**** The data
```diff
@@ -577,6 +642,7 @@
     w.dz = cv.take<h16>((size_t)Mpad * MLP * 2);
     w.u = cv.take<h16>((size_t)Mpad * kext_max * 2);
     w.xd = train ? cv.take<h16>((size_t)Mpad * MLP * 2) : nullptr;
+    place_cls_kv(m, w, B, kext_max);
     w.wg_slab = train && m->cls_w_off > 0 ? cv.take<float>((size_t)lora_wgrad_chunks((int)((int64_t)B * m->T)) * (size_t)m->cls_w_off * 4) : nullptr;
     return w.bytes = cv.off;
 }
@@ -656,19 +722,34 @@
     int* const ef = m->err_flag;
     const bool re = m->resid_epi >= 1, re2 = m->resid_epi >= 2;
     const bool cls_only = m->dead_rows && !train;
+    const bool cls_kv = cls_only && w.c.kv_fits && k_cls_kv_supported(T, m->H, D) &&
+                        (m->cls_kv == 2 || (m->cls_kv == 1 && (int64_t)m->plan_batch * T > m->cls_kv_min_rows));
     for (int l = 0; l < L; ++l) {
         Layer& ly = m->layers[l];
         GemmArgs g;
-        const int n1 = fused_down_fwd(m, p, ly.lin[LQKV]);
+        const bool kv = cls_kv && l == L - 1;
+        const int n1 = kv ? 0 : fused_down_fwd(m, p, ly.lin[LQKV]);
         const h16* P1 = n1 ? ly.lin[LQKV].Ad : nullptr;
         if (l == 0 || re2) k_layernorm_fwd16(w.xs16[2 * l], w.h1[l], w.mean[2 * l], w.rstd[2 * l], ly.ln1_g, ly.ln1_b, M, D, m->cfg.ln_eps, nullptr, nullptr, P1, n1, w.t[LQKV][l], s, ef);
         else k_layernorm_fwd16(w.xs16[2 * l - 1], w.h1[l], w.mean[2 * l], w.rstd[2 * l], ly.ln1_g, ly.ln1_b, M, D, m->cfg.ln_eps, delta, w.xs16[2 * l], P1, n1, w.t[LQKV][l], s, ef);
-        memset(&g, 0, sizeof g); g.C = w.qkv[l]; g.ldc = 3 * D;
-        linear_fwd(m, p, ly.lin[LQKV], w.h1[l], w.t[LQKV][l], Mpad, M, g, EPI_STORE_H16, s, l * 4 + LQKV, n1 > 0);
+        if (!kv) {
+            memset(&g, 0, sizeof g); g.C = w.qkv[l]; g.ldc = 3 * D;
+            linear_fwd(m, p, ly.lin[LQKV], w.h1[l], w.t[LQKV][l], Mpad, M, g, EPI_STORE_H16, s, l * 4 + LQKV, n1 > 0);
+        }
         if (cls_only && l == L - 1) {
             Workspace::Cls& c = w.c;
             const int Bc = (int)c.Bc;
-            if (k_attn_cls_fwd(w.qkv[l], c.ctx, c.lse, B, T, m->H, D, s)) return fail(VL_ERR_UNSUPPORTED, "attention: T > 256");
+            if (kv) {
+                const Linear& lq = ly.lin[LQKV];
+                const int BH = B * m->H, BHp = (int)c.BHp;
+                k_cls_gather16(w.h1[l], c.h0, B, D, (int64_t)T * D, s);
+                module_fwd(m, lq, 0, c.h0, c.t, Bc, B, c.q, true, s);
+                k_cls_expand(c.q, c.ex, B, m->H, D, s);
+                module_dgrad(m, lq, D, c.ex, c.t2, BHp, BH, c.qt, s);
+                if (k_cls_kv_fwd(w.h1[l], c.qt, c.p, c.hb, B, T, m->H, D, s)) return fail(VL_ERR_UNSUPPORTED, "attention: T > 224");
+                module_fwd(m, lq, 2 * D, c.hb, c.t2, BHp, BH, c.ex, true, s);
+                k_cls_pick(c.ex, c.ctx, B, m->H, D, s);
+            } else if (k_attn_cls_fwd(w.qkv[l], c.ctx, c.lse, B, T, m->H, D, s)) return fail(VL_ERR_UNSUPPORTED, "attention: T > 256");
             memset(&g, 0, sizeof g); g.C = c.delta; g.ldc = D;
             linear_fwd(m, p, ly.lin[LO], c.ctx, c.t, Bc, B, g, EPI_STORE_H16, s, l * 4 + LO);
             k_gather_rows(w.xs16[2 * l], c.x0, B, D, (int64_t)T * D, s);
@@ -682,7 +763,7 @@
             k_layernorm_fwd(c.x1, nullptr, nullptr, nullptr, nullptr, nullptr, B, D, m->cfg.ln_eps, c.delta, c.x2, nullptr, 0, nullptr, s);
             k_head_fwd(c.x2, B, 1, D, m->C, m->cfg.ln_eps, m->lnf_g, m->lnf_b, m->flat + m->cls_w_off,
                        m->flat + m->cls_b_off, w.xhat, w.xf, w.rstd_f, w.logits, s);
-            p.B = B; p.norm = normalise; p.have_loss = 0; p.cls_only = 1;
+            p.B = B; p.norm = normalise; p.have_loss = 0; p.cls_only = kv ? 2 : 1;
             return VL_OK;
         }
         const bool img = attn_img(m, B);
@@ -807,9 +888,21 @@
             k_layernorm_bwd(c.dh, c.x1, c.mean, c.rstd, ly.ln2_g, c.dres[0], c.dres[1], c.dres_h, B, D, ly.lin[LO].Bd, foc, c.u, s, m->err_flag);
             memset(&g, 0, sizeof g); g.C = c.dctx; g.ldc = D;
             linear_dgrad(m, p, ly.lin[LO], c.dres_h, c.u, Bc, B, g, EPI_STORE_H16, s, l * 4 + LO, foc > 0);
-            if (k_attn_cls_bwd(w.qkv[l], c.ctx, c.dctx, c.lse, w.dqkv, B, T, m->H, D, s)) return fail(VL_ERR_UNSUPPORTED, "attention: T > 256");
-            memset(&g, 0, sizeof g); g.C = w.dh; g.ldc = D;
-            linear_dgrad(m, p, ly.lin[LQKV], w.dqkv, w.u, Mpad, M, g, EPI_STORE_H16, s, l * 4 + LQKV);
+            if (p.cls_only == 2) {
+                const Linear& lq = ly.lin[LQKV];
+                const int BH = B * m->H, BHp = (int)c.BHp;
+                k_cls_expand(c.dctx, c.ex, B, m->H, D, s);
+                module_dgrad(m, lq, 2 * D, c.ex, c.t2, BHp, BH, c.g, s);
+                if (k_cls_kv_bwd(w.h1[l], c.p, c.qt, c.g, w.dh, c.dh0a, c.dqt, B, T, m->H, D, s)) return fail(VL_ERR_UNSUPPORTED, "attention: T > 224");
+                module_fwd(m, lq, D, c.dqt, c.t2, BHp, BH, c.ex, false, s);
+                k_cls_pick(c.ex, c.dq, B, m->H, D, s);
+                module_dgrad(m, lq, 0, c.dq, c.u, Bc, B, c.dh0q, s);
+                k_cls_add_row0(c.dh0a, c.dh0q, w.dh, B, D, (int64_t)T * D, s);
+            } else {
+                if (k_attn_cls_bwd(w.qkv[l], c.ctx, c.dctx, c.lse, w.dqkv, B, T, m->H, D, s)) return fail(VL_ERR_UNSUPPORTED, "attention: T > 256");
+                memset(&g, 0, sizeof g); g.C = w.dh; g.ldc = D;
+                linear_dgrad(m, p, ly.lin[LQKV], w.dqkv, w.u, Mpad, M, g, EPI_STORE_H16, s, l * 4 + LQKV);
+            }
             k_zero(w.dres_h, (size_t)Mpad * D * sizeof(h16), s);
             k_scatter_rows(c.dres[1], w.dres_h, B, D, (int64_t)T * D, s);
             const int ffc = l > 0 ? fused_down(m, m->layers[l - 1].lin[LFC2]) : 0;
@@ -1312,6 +1405,7 @@
 int vl_debug_set_option(vl_model* m, const char* name, int value) {
     if (!m || !name) return fail(VL_ERR_ARG, "null argument");
     if (!strcmp(name, "dead_rows")) m->dead_rows = value ? 1 : 0;
+    else if (!strcmp(name, "cls_kv")) m->cls_kv = value < 0 ? 0 : value > 2 ? 2 : value;
     else if (!strcmp(name, "fuse_pgd")) m->fuse_pgd = value ? 1 : 0;
     else if (!strcmp(name, "resid_epi")) m->resid_epi = value < 0 ? 0 : value > 2 ? 2 : value;
     else if (!strcmp(name, "attn_ring")) attention32_set_ring(value);
```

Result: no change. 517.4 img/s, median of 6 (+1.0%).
********
◆ Task brief: In the listing above, find the lines holding the word "name" and copy them.

◆ Your response:
 int vl_debug_set_option(vl_model* m, const char* name, int value) {
     if (!m || !name) return fail(VL_ERR_ARG, "null argument");
     if (!strcmp(name, "dead_rows")) m->dead_rows = value ? 1 : 0;
+    else if (!strcmp(name, "cls_kv")) m->cls_kv = value < 0 ? 0 : value > 2 ? 2 : value;
     else if (!strcmp(name, "fuse_pgd")) m->fuse_pgd = value ? 1 : 0;
     else if (!strcmp(name, "resid_epi")) m->resid_epi = value < 0 ? 0 : value > 2 ? 2 : value;
     else if (!strcmp(name, "attn_ring")) attention32_set_ring(value);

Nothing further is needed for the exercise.